§ What is required
In the entries below, find every line with "double" and copy it.

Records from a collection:
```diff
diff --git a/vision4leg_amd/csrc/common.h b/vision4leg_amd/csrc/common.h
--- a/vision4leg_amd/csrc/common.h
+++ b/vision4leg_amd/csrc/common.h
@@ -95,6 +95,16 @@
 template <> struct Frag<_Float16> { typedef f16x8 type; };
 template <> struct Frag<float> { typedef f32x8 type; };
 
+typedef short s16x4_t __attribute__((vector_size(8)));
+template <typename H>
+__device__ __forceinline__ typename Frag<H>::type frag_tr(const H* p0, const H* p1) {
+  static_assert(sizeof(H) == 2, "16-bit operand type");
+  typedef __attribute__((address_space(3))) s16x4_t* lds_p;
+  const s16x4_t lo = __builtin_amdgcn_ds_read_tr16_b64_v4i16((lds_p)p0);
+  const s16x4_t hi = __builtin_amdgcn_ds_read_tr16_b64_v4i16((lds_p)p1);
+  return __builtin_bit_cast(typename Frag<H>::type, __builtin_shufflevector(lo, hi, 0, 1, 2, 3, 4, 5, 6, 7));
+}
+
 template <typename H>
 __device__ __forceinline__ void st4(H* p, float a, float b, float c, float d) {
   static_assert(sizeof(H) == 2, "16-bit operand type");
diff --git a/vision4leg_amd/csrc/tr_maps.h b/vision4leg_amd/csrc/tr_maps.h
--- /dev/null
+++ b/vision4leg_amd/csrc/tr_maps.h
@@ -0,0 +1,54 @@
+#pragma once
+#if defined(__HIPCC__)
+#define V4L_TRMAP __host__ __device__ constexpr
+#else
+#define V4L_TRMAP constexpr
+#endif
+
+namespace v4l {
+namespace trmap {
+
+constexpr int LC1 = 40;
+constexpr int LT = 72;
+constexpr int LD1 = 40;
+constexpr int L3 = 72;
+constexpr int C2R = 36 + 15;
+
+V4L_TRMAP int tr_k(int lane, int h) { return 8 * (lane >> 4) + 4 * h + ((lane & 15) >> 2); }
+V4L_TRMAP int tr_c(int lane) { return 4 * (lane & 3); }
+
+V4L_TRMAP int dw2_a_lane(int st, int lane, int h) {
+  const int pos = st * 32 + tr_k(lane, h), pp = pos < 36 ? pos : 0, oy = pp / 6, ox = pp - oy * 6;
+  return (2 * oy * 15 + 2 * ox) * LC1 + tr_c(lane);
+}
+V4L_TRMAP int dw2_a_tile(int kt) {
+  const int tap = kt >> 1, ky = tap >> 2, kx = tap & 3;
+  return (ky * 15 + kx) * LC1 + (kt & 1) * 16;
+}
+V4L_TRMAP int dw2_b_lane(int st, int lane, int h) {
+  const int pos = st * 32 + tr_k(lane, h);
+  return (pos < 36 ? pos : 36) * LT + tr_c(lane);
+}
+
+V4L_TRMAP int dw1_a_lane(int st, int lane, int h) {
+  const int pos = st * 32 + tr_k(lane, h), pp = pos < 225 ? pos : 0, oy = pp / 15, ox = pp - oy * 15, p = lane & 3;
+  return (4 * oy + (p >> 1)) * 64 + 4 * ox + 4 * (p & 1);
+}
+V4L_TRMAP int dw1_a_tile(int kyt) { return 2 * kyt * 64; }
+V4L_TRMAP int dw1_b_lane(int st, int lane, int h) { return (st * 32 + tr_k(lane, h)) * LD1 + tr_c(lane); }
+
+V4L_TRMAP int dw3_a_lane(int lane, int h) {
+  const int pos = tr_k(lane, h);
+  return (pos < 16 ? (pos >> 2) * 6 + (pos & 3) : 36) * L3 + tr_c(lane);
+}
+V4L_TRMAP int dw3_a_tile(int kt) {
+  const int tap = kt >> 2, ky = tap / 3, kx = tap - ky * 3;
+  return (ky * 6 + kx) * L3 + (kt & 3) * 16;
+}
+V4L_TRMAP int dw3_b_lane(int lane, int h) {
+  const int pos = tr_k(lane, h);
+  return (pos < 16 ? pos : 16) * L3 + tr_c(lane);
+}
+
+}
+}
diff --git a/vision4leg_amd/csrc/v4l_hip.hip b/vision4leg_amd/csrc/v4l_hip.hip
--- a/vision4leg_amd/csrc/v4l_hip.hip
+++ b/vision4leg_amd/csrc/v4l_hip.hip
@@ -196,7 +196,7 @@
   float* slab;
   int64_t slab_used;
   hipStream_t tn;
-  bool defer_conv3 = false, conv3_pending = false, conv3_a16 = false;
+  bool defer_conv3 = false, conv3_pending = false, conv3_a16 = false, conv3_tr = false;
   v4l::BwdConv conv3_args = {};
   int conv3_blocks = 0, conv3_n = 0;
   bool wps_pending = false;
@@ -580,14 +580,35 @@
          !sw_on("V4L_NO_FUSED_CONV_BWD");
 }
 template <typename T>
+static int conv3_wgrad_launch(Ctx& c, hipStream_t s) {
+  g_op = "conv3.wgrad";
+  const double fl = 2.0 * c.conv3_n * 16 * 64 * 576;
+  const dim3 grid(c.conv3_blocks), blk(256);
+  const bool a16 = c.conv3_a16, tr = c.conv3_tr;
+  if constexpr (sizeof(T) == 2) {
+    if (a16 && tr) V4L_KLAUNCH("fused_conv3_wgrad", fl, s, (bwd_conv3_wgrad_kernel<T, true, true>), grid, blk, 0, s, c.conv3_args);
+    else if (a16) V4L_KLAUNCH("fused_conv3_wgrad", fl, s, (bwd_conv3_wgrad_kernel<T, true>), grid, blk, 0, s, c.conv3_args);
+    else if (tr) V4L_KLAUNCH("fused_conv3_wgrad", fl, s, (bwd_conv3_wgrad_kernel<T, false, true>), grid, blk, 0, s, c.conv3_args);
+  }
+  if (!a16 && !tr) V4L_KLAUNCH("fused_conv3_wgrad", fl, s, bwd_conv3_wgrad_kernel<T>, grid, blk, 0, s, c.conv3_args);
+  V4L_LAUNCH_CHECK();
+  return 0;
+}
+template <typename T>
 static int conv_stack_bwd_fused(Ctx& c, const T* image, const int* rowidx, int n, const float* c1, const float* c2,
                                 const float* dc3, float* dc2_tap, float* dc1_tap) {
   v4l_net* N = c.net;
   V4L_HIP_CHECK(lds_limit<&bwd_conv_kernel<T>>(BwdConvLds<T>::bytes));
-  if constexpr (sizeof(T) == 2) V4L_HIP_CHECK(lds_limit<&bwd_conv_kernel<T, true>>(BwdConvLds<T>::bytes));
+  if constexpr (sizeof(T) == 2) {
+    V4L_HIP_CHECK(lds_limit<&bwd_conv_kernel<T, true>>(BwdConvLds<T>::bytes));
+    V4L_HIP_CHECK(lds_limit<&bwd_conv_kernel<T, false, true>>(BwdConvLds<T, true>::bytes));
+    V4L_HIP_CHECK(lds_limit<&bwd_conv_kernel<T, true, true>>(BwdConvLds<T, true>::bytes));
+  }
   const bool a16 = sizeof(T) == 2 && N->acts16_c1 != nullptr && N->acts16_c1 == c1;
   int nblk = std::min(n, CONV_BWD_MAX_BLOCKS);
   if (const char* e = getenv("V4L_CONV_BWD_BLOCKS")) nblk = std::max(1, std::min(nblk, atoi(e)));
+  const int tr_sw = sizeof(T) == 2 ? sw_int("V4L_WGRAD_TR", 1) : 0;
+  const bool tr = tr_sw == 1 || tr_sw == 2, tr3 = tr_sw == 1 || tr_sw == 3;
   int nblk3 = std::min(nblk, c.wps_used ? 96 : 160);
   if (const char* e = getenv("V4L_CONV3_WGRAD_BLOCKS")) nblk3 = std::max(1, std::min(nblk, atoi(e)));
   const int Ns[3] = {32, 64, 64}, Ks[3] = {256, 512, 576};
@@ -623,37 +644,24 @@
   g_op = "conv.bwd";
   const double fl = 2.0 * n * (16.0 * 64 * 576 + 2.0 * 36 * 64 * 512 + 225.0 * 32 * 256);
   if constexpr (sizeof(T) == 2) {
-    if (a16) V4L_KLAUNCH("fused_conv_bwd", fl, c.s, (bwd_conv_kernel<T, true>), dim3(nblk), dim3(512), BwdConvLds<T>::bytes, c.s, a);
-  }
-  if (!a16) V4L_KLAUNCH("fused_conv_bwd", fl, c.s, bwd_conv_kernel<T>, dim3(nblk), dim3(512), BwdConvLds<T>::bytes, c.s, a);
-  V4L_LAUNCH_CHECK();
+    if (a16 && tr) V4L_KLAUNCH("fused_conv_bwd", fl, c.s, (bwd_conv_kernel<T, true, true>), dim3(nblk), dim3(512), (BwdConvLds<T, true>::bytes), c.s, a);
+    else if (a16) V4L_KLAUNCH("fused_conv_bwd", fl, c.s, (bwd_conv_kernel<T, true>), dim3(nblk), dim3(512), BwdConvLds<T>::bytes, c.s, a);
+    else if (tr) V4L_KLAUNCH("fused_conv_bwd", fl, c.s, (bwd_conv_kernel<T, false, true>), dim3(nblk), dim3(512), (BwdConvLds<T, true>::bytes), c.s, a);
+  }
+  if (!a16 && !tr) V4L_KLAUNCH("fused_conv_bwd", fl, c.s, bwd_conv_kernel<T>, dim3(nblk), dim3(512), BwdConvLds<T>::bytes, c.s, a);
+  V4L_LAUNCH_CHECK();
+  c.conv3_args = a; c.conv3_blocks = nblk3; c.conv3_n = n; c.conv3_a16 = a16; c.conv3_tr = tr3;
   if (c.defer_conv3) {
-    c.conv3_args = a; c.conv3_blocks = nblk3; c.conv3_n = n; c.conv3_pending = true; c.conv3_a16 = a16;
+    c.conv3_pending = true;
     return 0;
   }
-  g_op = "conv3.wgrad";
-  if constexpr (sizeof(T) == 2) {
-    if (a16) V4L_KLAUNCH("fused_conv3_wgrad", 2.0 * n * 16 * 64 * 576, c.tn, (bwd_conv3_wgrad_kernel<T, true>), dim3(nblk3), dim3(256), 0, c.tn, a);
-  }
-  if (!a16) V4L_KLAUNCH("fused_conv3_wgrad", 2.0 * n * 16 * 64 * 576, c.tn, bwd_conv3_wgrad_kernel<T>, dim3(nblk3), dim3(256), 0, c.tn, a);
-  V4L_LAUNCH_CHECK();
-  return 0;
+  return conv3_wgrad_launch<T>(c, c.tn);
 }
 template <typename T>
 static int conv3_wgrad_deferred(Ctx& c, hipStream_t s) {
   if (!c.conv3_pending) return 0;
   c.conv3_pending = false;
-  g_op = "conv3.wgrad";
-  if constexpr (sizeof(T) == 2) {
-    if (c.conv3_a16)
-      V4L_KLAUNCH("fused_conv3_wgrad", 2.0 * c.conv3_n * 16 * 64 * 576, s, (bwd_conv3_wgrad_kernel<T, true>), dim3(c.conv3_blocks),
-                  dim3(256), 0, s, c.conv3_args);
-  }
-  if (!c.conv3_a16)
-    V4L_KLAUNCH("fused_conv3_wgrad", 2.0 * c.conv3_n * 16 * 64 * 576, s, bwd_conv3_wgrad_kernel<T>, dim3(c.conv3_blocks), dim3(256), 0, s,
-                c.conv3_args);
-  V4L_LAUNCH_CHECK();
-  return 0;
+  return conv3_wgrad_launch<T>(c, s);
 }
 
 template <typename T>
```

§ Result below
+  const double fl = 2.0 * c.conv3_n * 16 * 64 * 576;
   const double fl = 2.0 * n * (16.0 * 64 * 576 + 2.0 * 36 * 64 * 512 + 225.0 * 32 * 256);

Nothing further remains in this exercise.